第十一章


    京城謝家想把謝映寒斬草除根,但謝映寒本身頗有能力,京城謝家動用了各路人脈與手段對他圍追堵截都沒能將其拿下,就在他們打算不惜一切代價痛下殺手之時,謝映寒卻突然在京城消失了,在謝家人的眼皮子底下消失得無影無蹤。


    一個被自家逼得走投無路的人突然消失這件事,對於如日中天的謝家來說簡直不可思議。


    驚訝過後就是擔憂。


    謝映寒從他們手中逃脫了,若是死了還好說,若沒死轉入暗處,這對謝家而言無異於在家附近被埋了顆雷,不知什麽時候會踩到的恐懼感讓他們無所適從。


    然而任謝家再怎麽加多人手搜尋,幾乎把京城翻了個底朝天,謝映寒都像是人間蒸發了般再也沒有出現過。


    能在京城避過謝家人的耳目把人藏起來,除了皇宮那位別無他想,謝家意識到是皇帝要保謝映寒後,哪裏還敢輕舉妄動,漸漸便不了了之了。


    金梧秋結合手中的初步調查資料,加上五公主的提示,現在已經能確定謝映寒就是皇帝的暗衛。


    不管哪個朝代的皇帝,身邊都有一支看不見摸不著的暗衛軍,他們不入軍編,不受轄製,此生隻服務於皇權,雖無封授功祿,卻能上達天聽斬百官,沒人知道這支暗衛軍有多少人,有多大本事,神秘得仿佛世間感受不到他們的存在,卻又好像處處都是他們的存在。

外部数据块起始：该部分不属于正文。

# datatypevoid/babble

Hardware: AMD Instinct MI355X
Metric: consensus-ordered events/sec at N=256 peers (1 GPU and 8-GPU batched sims) (higher is better)
Workload: dtype int32

## Files before the change

babble_amd/_lib.py:

```python
from __future__ import annotations

import ctypes as C
import os

import numpy as np

HERE = os.path.dirname(os.path.abspath(__file__))
LIB_PATH = os.path.join(HERE, os.environ.get("HGX_LIB", "libhgx.so"))

_L = None


class HgxError(RuntimeError):

    def __init__(self, code: int, msg: str):
        super().__init__(msg)
        self.code = code
        self.msg = msg


class hgx_error(C.Structure):
    _fields_ = [("code", C.c_int32), ("msg", C.c_char * 252)]


# ... 146 lines not shown
    _sig(L, "hgx_get_block", i32, [p, i32, i32, p, E])
    _sig(L, "hgx_consensus_received", i32, [p, i32, i64, i64, p, p, p])
    _sig(L, "hgx_last_from", i32, [p, i32, p, p, E])
    _sig(L, "hgx_participant_events", i32, [p, i32, i64, p, i64, p, E])
    _sig(L, "hgx_participant_event", i32, [p, i32, i64, p, E])
    _sig(L, "hgx_get_root", i32, [p, i32, p, p, p, p, E])
    _sig(L, "hgx_get_event", i32, [p, i64, p, p, p, p, p, p, p, E])
    _sig(L, "hgx_wire_info", i32, [p, i64, i64, p, p, p])
    _sig(L, "hgx_read_wire_info", i32, [p, i32, i64, i32, i64, p, p, E])
    _sig(L, "hgx_diff_wire", i32, [p, i32, p, i64, p, i64, C.POINTER(C.c_int64), C.POINTER(C.c_int32), E])
    _sig(L, "hgx_keep_bodies", i32, [p, i64, i64, E])
    _sig(L, "hgx_bodies_state", i32, [p, C.POINTER(C.c_int64), C.POINTER(C.c_int64), C.POINTER(C.c_int64)])
    _sig(L, "hgx_get_event_bodies", i32, [p, p, i64, p, p, p, i64, p, i64, C.POINTER(C.c_int64),
                                          C.POINTER(C.c_int64), E])
    _sig(L, "hgx_block_transactions", i32, [p, i32, i64, p, i64, p, i64, C.POINTER(C.c_int64),
                                            C.POINTER(C.c_int64), E])
    _sig(L, "hgx_get_block_hash", i32, [p, i32, i64, p, E])
    _sig(L, "hgx_block_hash_batch", i32, [i32, p, p, p, p, p, i64, p, E])
    _sig(L, "hgx_diff_wire_bodies", i32, [p, i32, p, i64, p, C.POINTER(hgx_wire_body_out), i64, C.POINTER(C.c_int64),
                                          C.POINTER(C.c_int64), C.POINTER(C.c_int64), C.POINTER(C.c_int32), E])
    _sig(L, "hgx_get_rounds", i32, [p, i64, i64, p, p, p])
    _sig(L, "hgx_get_received", i32, [p, i64, i64, p, p])
    _sig(L, "hgx_get_coords", i32, [p, i64, p, p])
    for nm in ("hgx_ancestor", "hgx_self_ancestor", "hgx_see", "hgx_strongly_see", "hgx_round", "hgx_witness"):
        _sig(L, nm, i32, [p, i64, i64] if nm not in ("hgx_round", "hgx_witness") else [p, i64])
    _sig(L, "hgx_oldest_self_ancestor_to_see", i64, [p, i64, i64])
    _sig(L, "hgx_block_hash", i32, [i64, i32, p, p, i32, p])
    _sig(L, "hgx_sha256_batch", i32, [i32, p, p, i64, p, p])
    _sig(L, "hgx_sha256_batch_device", i32, [p, p, i64, p, p])
    _sig(L, "hgx_p256_verify_batch", i32, [i32, p, i32, p, p, p, p, i64, p, p])
    _sig(L, "hgx_p256_verify_bench", i32, [i32, p, i32, p, p, p, p, i64, i32, i32, p, C.POINTER(C.c_double)])
    _sig(L, "hgx_sha256_bench", i32, [i32, i64, i32, i32, C.c_uint64, i32, i32, C.POINTER(C.c_double),
                                      C.POINTER(C.c_int64), C.POINTER(C.c_int64), i64, p])
    _sig(L, "hgx_phase_times", i32, [p, p, i32])
    _sig(L, "hgx_kernel_stats", i32, [p, i32, C.c_char_p, i32, C.POINTER(C.c_double), C.POINTER(C.c_int64),
                                      C.POINTER(C.c_double)])
    _sig(L, "hgx_reset_stats", i32, [p])
    _sig(L, "hgx_set_kernel_timing", i32, [p, i32])
    _sig(L, "hgx_set_coord_storage", i32, [p, i32])
    _sig(L, "hgx_set_fame_tally", i32, [p, i32])
    _sig(L, "hgx_set_round_kernel", i32, [p, i32])
    _sig(L, "hgx_set_sort_kernel", i32, [p, i32])
    _sig(L, "hgx_set_round_shards", i32, [p, i32])
    _sig(L, "hgx_set_shard_remote", i32, [p, i32])
    _sig(L, "hgx_exchange_floor_bench", i32, [i32, i32, i32, i32, C.POINTER(C.c_double)])
    _sig(L, "hgx_seg_sort_check", i32, [i32, i32, p, i32, p, p, p, i32, p, C.POINTER(C.c_int32)])
# ... 32 lines not shown
```

babble_amd/csrc/hgx_api.cpp:

```cpp
#include <algorithm>
#include <array>
#include <chrono>
#include <cstdio>
#include <cstring>
#include <mutex>
#include <tuple>
#include <set>
#include <new>
#include <cstdlib>
#include <string>
#include <thread>
#include <vector>

#include "hgx.h"
#include "hgx_bodies.h"
#include "hgx_bodystore.h"
#include "hgx_diff.h"
#include "hgx_engine.h"
#include "hgx_wire_plan.h"

namespace {

struct Block {
    int32_t rr;
// ... 2691 lines not shown
    }
    return HGX_OK;
}

int32_t hgx_get_received(hgx_ctx* c, int64_t first, int64_t count, int32_t* rr, int64_t* cts) {
    if (!c || first < 0 || count < 0 || first + count > c->E) return HGX_ERR_INVALID;
    DeviceGuard dg(c);
    if (ensure_received(c)) return HGX_ERR_DEVICE;
    for (int64_t k = 0; k < count; k++) {
        const size_t x = (size_t)(first + k);
        const bool have = x < c->rr_cache.size();
        if (rr) rr[k] = have ? c->rr_cache[x] : -1;
        if (cts) cts[k] = (have && c->rr_cache[x] >= 0) ? c->cts_cache[x] : 0;
    }
    return HGX_OK;
}
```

    知道謝映寒的身份,也就能說明昨夜闖入湧金園中的護衛為何身手奇佳了。


    畢竟謝映寒是隴州謝氏的現任族長,就算跟京城謝氏不能比,但隴州謝氏能在京城謝氏的代代打壓之下存在近百年而不倒,可見還是有不容小覷實力的,既如此,族長身邊有幾個絕頂高手也不足為奇。


    至於身為一族之長的謝映寒為何會豁出顏麵去得月樓,大概真如他所言那般,是為了那張二百萬兩的大餅,所以金梧秋一開始的感覺沒錯,謝映寒很缺錢,或者說隴州很缺錢。


    畢竟如果隴州謝氏不缺錢的話,身為族長的謝映寒也不可能以身犯險到死對頭的地盤謀差事。


    可惜他最終雖做了皇帝的暗衛,但這身份僅僅能讓他在京城謝家手中保住一條性命,並不能解決隴州謝氏缺錢的困境,所以他去得月樓就顯得合理了。


    但也有疑點。


    他既是皇帝的暗衛,身手必屬上佳,這種人會被幾個小蝦米隨隨便便的迷暈了送到湧金園來?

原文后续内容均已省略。